С этими словами он стремительно поднялся из-за стола, подхватил палку, уселся в свой любимый угол небольшого удобного дивана и стал увлечённо рассматривать примечательную вещь. Я был рад, что вялость сменились заинтересованностью, – наконец, нашлась пища для деятельного ума.

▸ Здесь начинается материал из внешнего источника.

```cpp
typedef double dvec2_t __attribute__((ext_vector_type(2)));
__device__ __forceinline__ void zero_pieces(double* base, size_t n_pieces, size_t first, size_t step) {
  const dvec2_t zz = {0.0, 0.0};
  dvec2_t* b2 = reinterpret_cast<dvec2_t*>(base);
  for (size_t pc = first; pc < n_pieces; pc += step) {
    dvec2_t* q = b2 + pc * 1024 + threadIdx.x;
#pragma unroll
    for (int k = 0; k < 4; ++k) __builtin_nontemporal_store(zz, q + 256 * k);
  }
}
__device__ __forceinline__ size_t front_piv_tiles(const NDFront& f) {
  return (size_t)f.npt * f.nt - (size_t)f.npt * (f.npt - 1) / 2;
}
__device__ __forceinline__ void zero_fronts(const FrameDev& fd, int b, int nb) {
  const dvec2_t zz = {0.0, 0.0};
  const int n = fd.n_zero_tiles;
  for (int pc = b; pc < 2 * n; pc += nb) {
    dvec2_t* q = reinterpret_cast<dvec2_t*>(fd.ftiles.get() + fd.zero_tiles[pc >> 1]) + (size_t)(pc & 1) * 1024 + threadIdx.x;
#pragma unroll
    for (int k = 0; k < 4; ++k) __builtin_nontemporal_store(zz, q + 256 * k);
  }
}
__device__ __forceinline__ void iter_begin_nd_body(const FrameDev& fd, int b, int nb, bool reused, int dag_cut, bool gram_sets_count) {
  if (!fd.bound) return;
  if (dag_cut >= -1 && fd.nd_ready && fd.dag_flags) {
    for (int i = b * blockDim.x + threadIdx.x; i < fd.dag_n_flags; i += nb * blockDim.x) fd.dag_flags[i] = 0;
    typedef __attribute__((address_space(1))) long long gll;
    gll* mail = (gll*)(double*)fd.fmail;
    for (int fi = b; fi < fd.n_fronts; fi += nb) {
      const NDFront& f = fd.fronts[fi];
      if (dag_cut >= 0 && f.depth > dag_cut) continue;
      const size_t base = (size_t)(f.linv_off / TILE) * SLM_MAIL_DOUBLES, n = (size_t)f.npt * SLM_MAIL_DOUBLES;
      for (size_t e = threadIdx.x; e < n; e += blockDim.x) mail[base + e] = SLM_MAIL_EMPTY;
    }
  }
  if (fd.st->stopped) return;
  const size_t tid = (size_t)b * blockDim.x + threadIdx.x, nthr = (size_t)nb * blockDim.x;
  const double2 z = make_double2(0.0, 0.0);
  if (fd.nd_ready) {
    zero_fronts(fd, b, nb);
    double2* v2 = reinterpret_cast<double2*>(fd.fvec.get());
    const size_t nv2 = (size_t)fd.zero_vec_doubles / 2;
    for (size_t e = tid; e < nv2; e += nthr) v2[e] = z;
  }
  const size_t nrhs = (size_t)fd.nt * SLM_NB;
  for (size_t e = tid; e < nrhs; e += nthr) fd.rhs[e] = 0.0;
  if (b == 0 && threadIdx.x == 0) {
    if (!reused) {
      if (!gram_sets_count) fd.st->m_grad = 0;
    } else if (fd.pairbuf) {
      fd.st->m_grad = fd.st->m_grad_local;
    }
    fd.st->chol_fail = 0;
  }
}
```

python-super_amd/csrc/slm_data_k4.hip:

```cpp
#include <cstdlib>

#include "slm_data.h"
#include "slm_begin.h"
#include "slm_launch.h"

#define ROW_STRIDE 17
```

– Вы, кажется, снова меня обставили.

– Любой факт, Ватсон, имеет причину, надо всего лишь увидеть её, соединив в единое целое, казалось бы, совершенно разрозненные детали. Вот вам яркое свидетельство того, что мой метод вовсе не плод воображения комнатного мечтателя, как полагает старина Лестрейд, которого я искренне уважаю за бульдожью хватку, однако, ему, к сожалению, не хватает полёта фантазии.

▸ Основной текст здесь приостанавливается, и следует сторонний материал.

@@ -3408,10 +3501,13 @@
             if (!L.st_batch.acquire(in_bytes + std::max<size_t>(E, 1) * sp) || !L.st_pieces.acquire(tbl) ||
                 !L.d_pieces.reserve_on(tbl, s) || !L.d_batch.reserve_on(std::max<size_t>(n_par_out, 1) * sp, s))
                 return RS_ENOMEM;
+            CopyLane lane(L, s, in_place ? BatchForm::kDirect : form);
+            if (!lane.open(in_bytes, E * sp)) return RS_ENOMEM;
             uint8_t* h = static_cast<uint8_t*>(L.st_batch.p);
             uint8_t* hd = static_cast<uint8_t*>(L.st_batch.dev);
+            uint8_t* d_in = lane.h2d() ? lane.dev_in : hd;
             uint8_t* h_out = h + in_bytes;
-            uint8_t* d_out = hd + in_bytes;
+            uint8_t* d_out = lane.d2h() ? lane.dev_out : hd + in_bytes;
             uint8_t* d_par = static_cast<uint8_t*>(L.d_batch.p);
             uint64_t* tab = static_cast<uint64_t*>(L.st_pieces.p);
             std::vector<rsmi::CopyPool::Piece> stage_in;
@@ -3427,7 +3523,7 @@
                             t = dev_of[j * n + i];
                         } else {
                             stage_in.push_back({h + slot * sp, p, S, true});
-                            t = reinterpret_cast<uint64_t>(hd + slot * sp);
+                            t = reinterpret_cast<uint64_t>(d_in + slot * sp);
                         }
                     } else if (i < k) {
                         t = reinterpret_cast<uint64_t>(d_out + r_data++ * sp);
@@ -3438,6 +3534,7 @@
             }
             auto finish = [&](int code) {
                 if (hipStreamSynchronize(s) != hipSuccess && code == RS_OK) code = RS_EDEVICE;
+                lane.drain();
                 return code;
             };
             if (hipMemcpyAsync(L.d_pieces.p, tab, tbl, hipMemcpyHostToDevice, s) != hipSuccess) return finish(RS_EDEVICE);
@@ -3451,24 +3548,21 @@
                 rows_before[j + 1] = rows_before[j] + e_j;
             }
             size_t launched = 0;
-            static const char* const kStage[] = {"stage0", "stage1", "stage2", "stage3", "stage4", "stage5", "stage6", "stage7"};
-            static const char* const kLaunch[] = {"launch0", "launch1", "launch2", "launch3",
-                                                  "launch4", "launch5", "launch6", "launch7"};
-            static const char* const kWait[] = {"wait0", "wait1", "wait2", "wait3", "wait4", "wait5", "wait6", "wait7"};
-            static const char* const kOut[] = {"copyout0", "copyout1", "copyout2", "copyout3",
-                                               "copyout4", "copyout5", "copyout6", "copyout7"};
-            static_assert(kBatchChunksMax == 8, "trace phase names");
             for (size_t ch = 0; ch < nch; ++ch) {
                 const size_t j0 = B * ch / nch, j1 = B * (ch + 1) / nch;
                 if (!in_place)
                     pipe->copy(std::vector<rsmi::CopyPool::Piece>(stage_in.begin() + j0 * k, stage_in.begin() + j1 * k));
+                if (lane.in(ch, j0 * k * sp, h + j0 * k * sp, (j1 - j0) * k * sp) != hipSuccess) return finish(RS_EDEVICE);
                 rsmi::trace_mark(kStage[ch]);
                 const int st = reconstruct(c, L, StripeView::ptrs(sp, S), j1 - j0, erased.data() + j0 * n,
                                            static_cast<const uint64_t*>(L.d_pieces.p) + j0 * n, s);
-                if (st != RS_OK || hipEventRecord(L.ev[ch], s) != hipSuccess) return finish(st != RS_OK ? st : RS_EDEVICE);
+                if (st != RS_OK || lane.out(ch, rows_before[j0] * sp, h_out + rows_before[j0] * sp,
+                                            (rows_before[j1] - rows_before[j0]) * sp) != hipSuccess)
+                    return finish(st != RS_OK ? st : RS_EDEVICE);
                 rsmi::trace_mark(kLaunch[ch]);
                 ++launched;
             }
+            lane.join(launched);
             pipe->copy(direct);
             rsmi::trace_mark("copy_present");
             for (size_t ch = 0; ch < launched; ++ch) {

– Полагаю, вы слишком хорошего мнения о жалком фанфароне, который выезжает из трясины раскрытия сложных преступлений на вашем горбу.

Холмс с самодовольной улыбкой оторвался от трости.

– Бросьте, Ватсон, как можно, Лестрейд – неплохой малый. Лучше попробуйте, глядя на трость, разгадать, что за человек к нам приходил, вы знаете мой метод, так что, думаю, вам не составит труда.

Я взял из его рук трость и попытался рассуждать так, как обычно делал мой друг.

– Вы правы, из своей комнаты вы ещё не вышли, и в ожидании завтрака я от нечего делать заинтересовался вещью, которую забыл у нас вчерашний посетитель. Первой мыслью было, что, наверное, ему будет очень неприятно потерять её. Она, в самом деле, довольно тяжела, солидна, изготовлена из пород ценного дерева, тщательно отшлифована и покрыта чёрным лаком, а навершье увенчано внушительным и весьма оригинальным бронзовым набалдашником. Думаю, что сэр Ч.Б., упомянутый на гравировке, – уважаемый в своём кругу военный человек.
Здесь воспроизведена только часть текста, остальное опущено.